SEJER SASS SEHR RUHIG DA, die Hände im Schoß. Er ertappte sich dabei, wie er zweimal über seinen Trauring strich. Viel mehr konnte er nicht tun. Außerdem war es still und fast dunkel in dem kleinen Zimmer. Ab und zu blickte er auf und sah Halvors zerschlagenes Gesicht, das jetzt gewaschen und verbunden und doch ganz und gar unkenntlich war. Der Mund stand halb offen. Mehrere Zähne waren zerschlagen, die alte
    Narbe im Mundwinkel war nicht mehr zu sehen. Sein Gesicht war wie eine reife Frucht geplatzt.

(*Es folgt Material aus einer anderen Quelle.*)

@@ -447,11 +488,11 @@
       aput<VS + k>(v);
     });
     ODEF_SCHED_FENCE();
+    ODEF_LSTAMP(3);
     double S[TRI];
     static_for<0, TRI>([&](auto kc) {
       constexpr int k = decltype(kc)::value;
-      constexpr int a = [] { int r = 0; while ((r + 1) * (r + 2) / 2 <= k) ++r; return r; }();
-      constexpr int b = k - a * (a + 1) / 2;
+      constexpr int a = tri_row(k), b = k - tri(a, 0);
       S[k] = aget<MS + k>();
       aput<MS + k>(a == b ? dinv[a] : B[k]);
       S[k] *= pj[a / d] * pj[b / d];
@@ -461,48 +502,130 @@
     two_sided_inverse_parked<D, MS>(S);
     pin(S);
     ODEF_SCHED_FENCE();
+    ODEF_LSTAMP(4);
     congruence_At_inplace<d, NB>(pc, S);
     pin(S);
     ODEF_SCHED_FENCE();
-    auto rows = [&](auto a0c, auto nrc) {
-      constexpr int a0 = decltype(a0c)::value, nr = decltype(nrc)::value;
-      double u[nr][D];
-#pragma unroll
-      for (int r = 0; r < nr; ++r) {
-        double xa[D];
-#pragma unroll
-        for (int c = 0; c < D; ++c) xa[c] = xl.get(symidx(a0 + r, c));
-#pragma unroll
-        for (int c = 0; c < D; ++c) {
-          double t = 0.0;
-#pragma unroll
-          for (int k = 0; k < D; ++k) t += xa[k] * S[symidx(k, c)];
-          u[r][c] = t;
-        }
-      }
-      RowStore st[2] = {sc.at_row(tri(a0, 0)), sc.at_row(tri(a0 + nr - 1, 0))};
-      static_for<0, a0 + nr>([&](auto bc) {
-        constexpr int b = decltype(bc)::value;
-        double col[D];
-#pragma unroll
-        for (int k = 0; k < D; ++k) col[k] = xl.get(symidx(k, b));
-        static_for<0, nr>([&](auto rc) {
-          constexpr int a = a0 + decltype(rc)::value;
-          if constexpr (b <= a) {
-            double t = col[a];
-#pragma unroll
-            for (int k = 0; k < D; ++k) t += u[a - a0][k] * col[k];
-            const double v = t * (pij[a / d] * pij[b / d]);
-            st[a - a0].put(v);
-            aput<MS + tri(a, b)>(v);
-          }
+    ODEF_LSTAMP(5);
+    if constexpr (XWX) {
+      double X[TRI];
+      static_for<0, NP>([&](auto pc_) {
+        constexpr int p = decltype(pc_)::value;
+        static_for<0, 2>([&](auto ec) {
+          constexpr int k = 2 * p + decltype(ec)::value;
+          if constexpr (k < TRI) X[k] = xl.get(k);
         });
+        static_for<0, 2>([&](auto ec) {
+          constexpr int k = 2 * p + decltype(ec)::value;
+          if constexpr (k < TRI) xl.set(k, S[k]);
+        });
+        if constexpr (p % 4 == 3) ODEF_SCHED_FENCE();
       });
       ODEF_SCHED_FENCE();
-    };
-    static_for<0, D / 2>([&](auto pc_) { rows(std::integral_constant<int, 2 * decltype(pc_)::value>{}, std::integral_constant<int, 2>{}); });
-    if constexpr (D % 2 == 1) rows(std::integral_constant<int, D - 1>{}, std::integral_constant<int, 1>{});
+      static_for<0, AHEAD>([&](auto pc_) {
+        constexpr int p = decltype(pc_)::value;
+        ring[p][0] = S[2 * p];
+        if constexpr (2 * p + 1 < TRI) ring[p][1] = S[2 * p + 1];
+      });
+      ODEF_SCHED_FENCE();
+      auto rows = [&](auto a0c, auto nrc, auto passc, auto lastc) {
+        constexpr int a0 = decltype(a0c)::value, nr = decltype(nrc)::value;
+        constexpr int g0 = decltype(passc)::value * NP;
+        constexpr bool last = decltype(lastc)::value;
+        double u[nr][D];
+#pragma unroll
+        for (int r = 0; r < nr; ++r)
+#pragma unroll
+          for (int c = 0; c < D; ++c) u[r][c] = 0.0;
+        static_for<0, NP>([&](auto pc_) {
+          constexpr int p = decltype(pc_)::value, slot = (g0 + p) % AHEAD;
+          static_for<0, 2>([&](auto ec) {
+            constexpr int k = 2 * p + decltype(ec)::value;
+            if constexpr (k < TRI) {
+              constexpr int i = tri_row(k), j = k - tri(i, 0);
+              const double w = ring[slot][k - 2 * p];
+#pragma unroll
+              for (int r = 0; r < nr; ++r) u[r][j] += X[symidx(a0 + r, i)] * w;
+              if constexpr (i != j) {
+#pragma unroll
+                for (int r = 0; r < nr; ++r) u[r][i] += X[symidx(a0 + r, j)] * w;
+              }
+            }
+          });
+          if constexpr (p + AHEAD < NP) fetch(std::integral_constant<int, slot>{}, std::integral_constant<int, p + AHEAD>{});
+          else if constexpr (!last) fetch(std::integral_constant<int, slot>{}, std::integral_constant<int, p + AHEAD - NP>{});
+          ODEF_SCHED_FENCE();
+        });
+        RowStore st[2] = {sc.at_row(tri(a0, 0)), sc.at_row(tri(a0 + nr - 1, 0))};
+        static_for<0, a0 + nr>([&](auto bc) {
+          constexpr int b = decltype(bc)::value;
+          static_for<0, nr>([&](auto rc) {
+            constexpr int a = a0 + decltype(rc)::value;
+            if constexpr (b <= a) {
+              double t = X[symidx(a, b)];
+#pragma unroll
+              for (int k = 0; k < D; ++k) t += u[a - a0][k] * X[symidx(k, b)];
+              const double v = t * (pij[a / d] * pij[b / d]);
+              st[a - a0].put(v);
+              aput<MS + tri(a, b)>(v);
+            }
+          });
+        });
+        ODEF_SCHED_FENCE();
+      };
+      constexpr int NPASS = (D + 1) / 2;
+      static_for<0, D / 2>([&](auto pc_) {
+        constexpr int p = decltype(pc_)::value;
+        rows(std::integral_constant<int, 2 * p>{}, std::integral_constant<int, 2>{}, pc_, std::bool_constant<p == NPASS - 1>{});
+      });
+      if constexpr (D % 2 == 1)
+        rows(std::integral_constant<int, D - 1>{}, std::integral_constant<int, 1>{}, std::integral_constant<int, NPASS - 1>{}, std::true_type{});
+    } else {
+      auto rows = [&](auto a0c, auto nrc) {
+        constexpr int a0 = decltype(a0c)::value, nr = decltype(nrc)::value;
+        double u[nr][D];
+#pragma unroll
+        for (int r = 0; r < nr; ++r) {
+          double xa[D];
+#pragma unroll
+          for (int c = 0; c < D; ++c) xa[c] = xl.get(symidx(a0 + r, c));
+#pragma unroll
+          for (int c = 0; c < D; ++c) {
+            double t = 0.0;
+#pragma unroll
+            for (int k = 0; k < D; ++k) t += xa[k] * S[symidx(k, c)];
+            u[r][c] = t;
+          }
+        }
+        RowStore st[2] = {sc.at_row(tri(a0, 0)), sc.at_row(tri(a0 + nr - 1, 0))};
+        static_for<0, a0 + nr>([&](auto bc) {
+          constexpr int b = decltype(bc)::value;
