# saninsteinn/django-assistant-bot

Measured on AMD Instinct MI355X. Metric: RAG queries/sec + p50 end-to-end latency, bge-base + Llama-3-8B, 1/2/4/8 MI355X, higher is better.
Workload: dtype bf16; 1 GPU; model=bge-base-en + llama-3-8b, global_batch=128, seq_len=1090, parallelism=dp1, mode=batch, index_rows=1000000, index=single shard, local top-k (no collective), sampling=temperature=1.0 top_k=50 top_p=0.95 ignore_eos, graphs=True

## Files before the change

django_assistant_bot_amd/build.py:

```python
from __future__ import annotations

import argparse
import concurrent.futures as cf
import os
import subprocess
import sys
import sysconfig
from pathlib import Path

PKG = Path(__file__).resolve().parent
CSRC = PKG / "csrc"
BUILD = PKG / "_build"
ARCH = os.environ.get("DAB_OFFLOAD_ARCH", "gfx950")


def _hipcc() -> str:
    rocm = os.environ.get("ROCM_PATH", "/opt/rocm")
    cand = Path(rocm) / "bin" / "hipcc"
    return str(cand) if cand.exists() else "hipcc"


def ext_path() -> Path:
    suffix = sysconfig.get_config_var("EXT_SUFFIX") or ".so"
    return PKG / f"_native{suffix}"
# ... 73 lines not shown
        raise RuntimeError(f"native build failed for: {failed}")
    if force or jobs_list or not out.exists():
        link = [hipcc, f"--offload-arch={ARCH}", "-shared", "-fPIC", *[str(o) for o in objs], "-o", str(out), "-lpthread", "-ldl"]
        cmd, rc, log = _compile(link)
        if rc:
            print(" ".join(cmd), file=sys.stderr)
            print(log, file=sys.stderr)
            raise RuntimeError("native link failed")
    return out


SANITIZERS = {"asan": ["-fsanitize=address,undefined", "-fno-omit-frame-pointer", "-fno-sanitize-recover=undefined"],
              "tsan": ["-fsanitize=thread"]}


def selftest(kind: str = "asan", out_dir: Path | None = None) -> tuple[int, str]:
    out_dir = out_dir or BUILD
    out_dir.mkdir(exist_ok=True)
    exe = out_dir / f"runtime_selftest_{kind}"
    srcs = [CSRC / "tests" / "runtime_selftest.cpp", *sorted((CSRC / "runtime").glob("*.cpp"))]
    cmd = ["g++", "-std=c++17", "-g", "-O1", *SANITIZERS[kind], f"-I{CSRC}", *map(str, srcs), "-o", str(exe),
           "-ldl", "-lpthread"]
    _, rc, log = _compile(cmd)
    if rc:
        return rc, log
    p = subprocess.run([str(exe)], stdout=subprocess.PIPE, stderr=subprocess.STDOUT, text=True, timeout=600)
    return p.returncode, p.stdout


def main() -> None:
    ap = argparse.ArgumentParser(description=__doc__)
    ap.add_argument("--force", action="store_true")
    ap.add_argument("-j", "--jobs", type=int, default=None)
    ap.add_argument("--debug", action="store_true")
    ap.add_argument("-v", "--verbose", action="store_true")
    ap.add_argument("--selftest", choices=sorted(SANITIZERS), default=None)
    a = ap.parse_args()
    if a.selftest:
        rc, log = selftest(a.selftest)
        print(log)
        sys.exit(rc)
    print(build(force=a.force, jobs=a.jobs, debug=a.debug, verbose=a.verbose))


if __name__ == "__main__":
    main()
```

django_assistant_bot_amd/csrc/bindings.cpp:

```cpp
#include <hip/hip_runtime.h>
#include <pybind11/numpy.h>
#include <pybind11/pybind11.h>
#include <pybind11/stl.h>

#include <stdexcept>
#include <string>

#include "kernels/launchers.h"
#include "runtime/json_grammar.h"
#include "runtime/kv_manager.h"
#include "runtime/rag.h"
#include "runtime/tokenizer.h"
#include "runtime/trace.h"

namespace py = pybind11;
using u = uintptr_t;
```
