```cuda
void Clustering::trainSharded(idx_t nLocal, const float* x_in, GpuIndexFlat& index, const Communicator& comm) {
    FB_THROW_IF_NOT_FMT((size_t)index.d == d, "Index dimension %d not the same as data dimension %d", index.d, (int)d);
    FB_THROW_IF_NOT_MSG(!frozen_centroids, "Clustering: frozen_centroids (input centroids) is not supported by faiss_b200");
    FB_THROW_IF_NOT_MSG(nredo == 1, "sharded clustering supports nredo == 1");
    GpuResources* res = index.getResources().get();
    const int device = index.getDevice();
    DeviceScope scope(device);
    cudaStream_t stream = res->getDefaultStream(device);
    const double t0 = now_ms();
    splitSeconds = 0;

    DeviceView<float> xall(res, device, x_in, (size_t)nLocal * d, stream);
// ... 1176 lines not shown
```

faiss_b200/csrc/index.h:

```cpp
#pragma once

#include <memory>
#include <string>
#include <vector>

#include "common.h"
#include "kernels.h"
#include "resources.h"

namespace fb200 {

template <typename T>
class DeviceVector {
   public:
    DeviceVector(GpuResources* res, int device, AllocType type) : res_(res), device_(device), type_(type) {}
    ~DeviceVector() {
        clear();
    }
    DeviceVector(const DeviceVector&) = delete;
    DeviceVector& operator=(const DeviceVector&) = delete;

    T* data() const {
        return data_;
    }
    size_t size() const {
        return size_;
    }
    size_t capacity() const {
        return cap_;
    }
    void clear() {
        if (data_)
            res_->deallocMemory(device_, data_);
        data_ = nullptr;
        size_ = cap_ = 0;
    }
    void reserve(size_t n, cudaStream_t stream, bool exact = false) {
        if (n <= cap_)
            return;
        size_t ncap = exact ? n : std::max(n, cap_ + cap_ / 2);
        AllocRequest r;
        r.type = type_;
        r.device = device_;
        r.space = MemorySpace::Device;
        r.stream = stream;
        r.size = ncap * sizeof(T);
        T* nd = (T*)res_->allocMemory(r);
        if (size_ > 0) {
            CUDA_VERIFY(cudaMemcpyAsync(nd, data_, size_ * sizeof(T), cudaMemcpyDeviceToDevice, stream));
            CUDA_VERIFY(cudaStreamSynchronize(stream));
        }
        if (data_)
            res_->deallocMemory(device_, data_);
        data_ = nd;
        cap_ = ncap;
    }
    void resize(size_t n, cudaStream_t stream) {
        reserve(n, stream);
        size_ = n;
    }
    void append(const T* src, size_t n, cudaStream_t stream) {
        if (n == 0)
            return;
        reserve(size_ + n, stream);
        CUDA_VERIFY(cudaMemcpyAsync(data_ + size_, src, n * sizeof(T), cudaMemcpyDefault, stream));
        size_ += n;
    }

   private:
    GpuResources* res_;
    int device_;
    AllocType type_;
    T* data_ = nullptr;
    size_t size_ = 0, cap_ = 0;
};

struct Index {
    int d;
    idx_t ntotal = 0;
    bool verbose = false;
    bool is_trained = true;
    MetricType metric_type;
    float metric_arg = 0.f;

    explicit Index(int d_ = 0, MetricType m = METRIC_L2) : d(d_), metric_type(m) {}
    virtual ~Index() = default;

    virtual void train(idx_t , const float* ) {}
    virtual void add(idx_t n, const float* x) = 0;
    virtual void add_with_ids(idx_t n, const float* x, const idx_t* xids);
    virtual void search(idx_t n, const float* x, idx_t k, float* distances, idx_t* labels) const = 0;
    virtual void assign(idx_t n, const float* x, idx_t* labels, idx_t k = 1) const;
    virtual void reset() = 0;
    virtual void reconstruct(idx_t key, float* recons) const;
    virtual void reconstruct_batch(idx_t n, const idx_t* keys, float* recons) const;
    virtual void reconstruct_n(idx_t i0, idx_t ni, float* recons) const;
    virtual void compute_residual(const float* x, float* residual, idx_t key) const;
    virtual void compute_residual_n(idx_t n, const float* xs, float* residuals, const idx_t* keys) const;
};

struct SearchParameters {
    void* sel = nullptr;
    virtual ~SearchParameters() {}
};
struct SearchParametersIVF : SearchParameters {
    size_t nprobe = 1;
    size_t max_codes = 0;
    SearchParameters* quantizer_params = nullptr;
};

struct InterruptCallback {
    typedef int (*Fn)(void* ctx);
    static void set(Fn fn, void* ctx);
    static void clear();
    static bool is_interrupted();
    static void check();
};

struct GpuIndexConfig {
    int device = 0;
    MemorySpace memorySpace = MemorySpace::Device;
};

class GpuIndex : public Index {
   public:
    GpuIndex(std::shared_ptr<GpuResources> resources, int dims, MetricType metric, float metricArg, GpuIndexConfig config);

    int getDevice() const {
        return config_.device;
    }
    std::shared_ptr<GpuResources> getResources() {
        return resources_;
    }
    void setMinPagingSize(size_t size) {
        minPagedSize_ = size;
    }
    size_t getMinPagingSize() const {
        return minPagedSize_;
    }

    void add(idx_t n, const float* x) override;
    void add_with_ids(idx_t n, const float* x, const idx_t* ids) override;
    void search(idx_t n, const float* x, idx_t k, float* distances, idx_t* labels) const override;
    void search(idx_t n, const float* x, idx_t k, float* distances, idx_t* labels, const SearchParameters* params) const;
    void assign(idx_t n, const float* x, idx_t* labels, idx_t k = 1) const override;
    void compute_residual(const float* x, float* residual, idx_t key) const override;
    void compute_residual_n(idx_t n, const float* xs, float* residuals, const idx_t* keys) const override;

   protected:
    mutable const SearchParameters* callParams_ = nullptr;
    virtual bool addImplRequiresIDs_() const = 0;
    virtual void addImpl_(idx_t n, const float* xDev, const idx_t* idsDev) = 0;
    virtual void searchImpl_(idx_t n, const float* xDev, int k, float* dDev, idx_t* iDev) const = 0;
    bool searchFromCpuPaged_(idx_t n, const float* x, idx_t k, float* distances, idx_t* labels, idx_t maxQ) const;

   public:
    virtual void searchShardDevice(idx_t n, const float* xDev, int k, float* dDev, idx_t* iDev, const FlatTcShard* flatShard) const {
        (void)flatShard;
        searchImpl_(n, xDev, k, dDev, iDev);
    }
    virtual bool shardPoolingEligible(int , idx_t ) const {
        return false;
    }

   protected:
    cudaStream_t stream_() const {
        return resources_->getDefaultStream(config_.device);
    }

    std::shared_ptr<GpuResources> resources_;
    GpuIndexConfig config_;
    size_t minPagedSize_ = size_t(256) << 20;
};

struct GpuIndexFlatConfig : GpuIndexConfig {
    bool useFloat16 = false;
    bool useTensorCores = true;
};

class GpuIndexFlat : public GpuIndex {
   public:
    GpuIndexFlat(
            std::shared_ptr<GpuResources> resources,
            int dims,
            MetricType metric,
            GpuIndexFlatConfig config = GpuIndexFlatConfig());
    ~GpuIndexFlat() override;

    void copyFrom(idx_t n, const float* xb);
    void copyTo(float* xbOut) const;
    size_t getNumVecs() const {
        return (size_t)ntotal;
    }

    void reset() override;
    void train(idx_t n, const float* x) override;
    void add(idx_t n, const float* x) override;
    void add_with_ids(idx_t n, const float* x, const idx_t* ids) override;
    void reconstruct(idx_t key, float* out) const override;
    void reconstruct_n(idx_t i0, idx_t num, float* out) const override;
    void reconstruct_batch(idx_t n, const idx_t* keys, float* out) const override;
    void compute_residual(const float* x, float* residual, idx_t key) const override;
    void compute_residual_n(idx_t n, const float* xs, float* residuals, const idx_t* keys) const override;

    void searchDevice(idx_t n, const float* xDev, int k, float* dDev, idx_t* iDev) const {
        searchImpl_(n, xDev, k, dDev, iDev);
    }
    void searchShardDevice(idx_t n, const float* xDev, int k, float* dDev, idx_t* iDev, const FlatTcShard* flatShard) const override;
    bool shardPoolingEligible(int k, idx_t n) const override;
    const float* vectorsDevice() const {
        FB_THROW_IF_NOT_MSG(!flatConfig_.useFloat16, "fp32 row access on a float16 GpuIndexFlat");
        return vecs_.data();
    }
    bool usesFloat16() const {
        return flatConfig_.useFloat16;
    }
    void setUseTensorCores(bool v) {
        flatConfig_.useTensorCores = v;
    }
    void replaceVectorsDevice(idx_t n, const float* xDev);
    mutable int lastSearchUsedTensorCores = 0;
    mutable int lastSearchFallbackQueries = 0;

   protected:
    bool addImplRequiresIDs_() const override {
        return false;
    }
    void addImpl_(idx_t n, const float* xDev, const idx_t* idsDev) override;
    void searchImpl_(idx_t n, const float* xDev, int k, float* dDev, idx_t* iDev) const override;
    void prepareTensorCoreData_() const;

    const void* rows_() const {
        return flatConfig_.useFloat16 ? (const void*)vecs16_.data() : (const void*)vecs_.data();
    }
    int yHalf_() const {
        return flatConfig_.useFloat16 ? 1 : 0;
    }
    const float* roundedQueries_(idx_t n, const float* xDev, GpuMemoryReservation& hold) const;

    GpuIndexFlatConfig flatConfig_;
    DeviceVector<float> vecs_;
    DeviceVector<__half> vecs16_;
    mutable DeviceVector<__half> y16_;
    mutable DeviceVector<float> bias_;
    mutable DeviceVector<int> perm_;
    mutable DeviceVector<float> tileMaxBias_;
    mutable bool tcDirty_ = true;
    mutable float yScale_ = 1.f;
    mutable float yMaxNorm_ = 0.f;
    mutable int dpad_ = 0;
};

class GpuIndexFlatL2 : public GpuIndexFlat {
   public:
    GpuIndexFlatL2(std::shared_ptr<GpuResources> r, int dims, GpuIndexFlatConfig c = GpuIndexFlatConfig())
            : GpuIndexFlat(std::move(r), dims, METRIC_L2, c) {}
};
class GpuIndexFlatIP : public GpuIndexFlat {
   public:
    GpuIndexFlatIP(std::shared_ptr<GpuResources> r, int dims, GpuIndexFlatConfig c = GpuIndexFlatConfig())
            : GpuIndexFlat(std::move(r), dims, METRIC_INNER_PRODUCT, c) {}
};

struct ClusteringParameters {
    int niter = 25;
    int nredo = 1;
    bool verbose = false;
    bool spherical = false;
    bool int_centroids = false;
    bool update_index = false;
    bool frozen_centroids = false;
    int min_points_per_centroid = 39;
    int max_points_per_centroid = 256;
    int seed = 1234;
};

struct ClusteringIterationStats {
    float obj;
    double time;
    double time_search;
    double imbalance_factor;
    int nsplit;
};

struct Clustering : ClusteringParameters {
    size_t d;
    size_t k;
    std::vector<float> centroids;
    std::vector<ClusteringIterationStats> iteration_stats;

    Clustering(int d, int k) : d(d), k(k) {}
    Clustering(int d, int k, const ClusteringParameters& cp) : ClusteringParameters(cp), d(d), k(k) {}
    void train(idx_t n, const float* x, GpuIndexFlat& index);
    void trainSharded(idx_t nLocal, const float* xLocal, GpuIndexFlat& index, const Communicator& comm);
    double splitSeconds = 0;
};
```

Aber die Stirn war unversehrt, und irgendwer hatte ihm die Haare nach hinten gekämmt, so daß die glatte Haut zu sehen war und noch immer verriet, wie hübsch er gewesen war. Sejer senkte den Kopf und legte vorsichtig die Hände auf die Bettdecke. Im Lichtkreis der Nachttischlampe waren sie deutlich zu sehen. Er hörte nur seinen eigenen Atem und irgendwo in der Ferne das leise Brummen eines Fahrstuhls. Eine plötzliche Bewegung unter seinen Händen ließ ihn zusammenzucken. Halvor öffnete ein Auge und sah ihn an. Das andere war von einem großen geleeartigen Klumpen mit schwimmenden Pflastern bedeckt, es sah ungefähr so aus wie eine Qualle. Halvor wollte etwas sagen.
    Sejer hielt sich einen Finger vor den Mund und schüttelte den Kopf. »Nett, dein Grinsen wieder zu sehen, aber du mußt die Klappe halten. Sonst geht die Naht auf.«
    »Kanke«, murmelte Halvor undeutlich.
    Sie blickten einander lange an. Sejer nickte zweimal, Halvor zwinkerte immer wieder mit seinem grünen Auge.
    »Diese Diskette«, sagte Sejer, »die wir bei Johnas gefunden haben. Ist das eine genaue Kopie von Annies Tagebuch?«
    »Mhm.«
    »Nichts ist gelöscht?«
    Halvor schüttelte den Kopf.
    »Nichts verändert oder korrigiert?«
    Weiteres Schütteln.
    »Dann ist’s ja gut«, sagte Sejer langsam.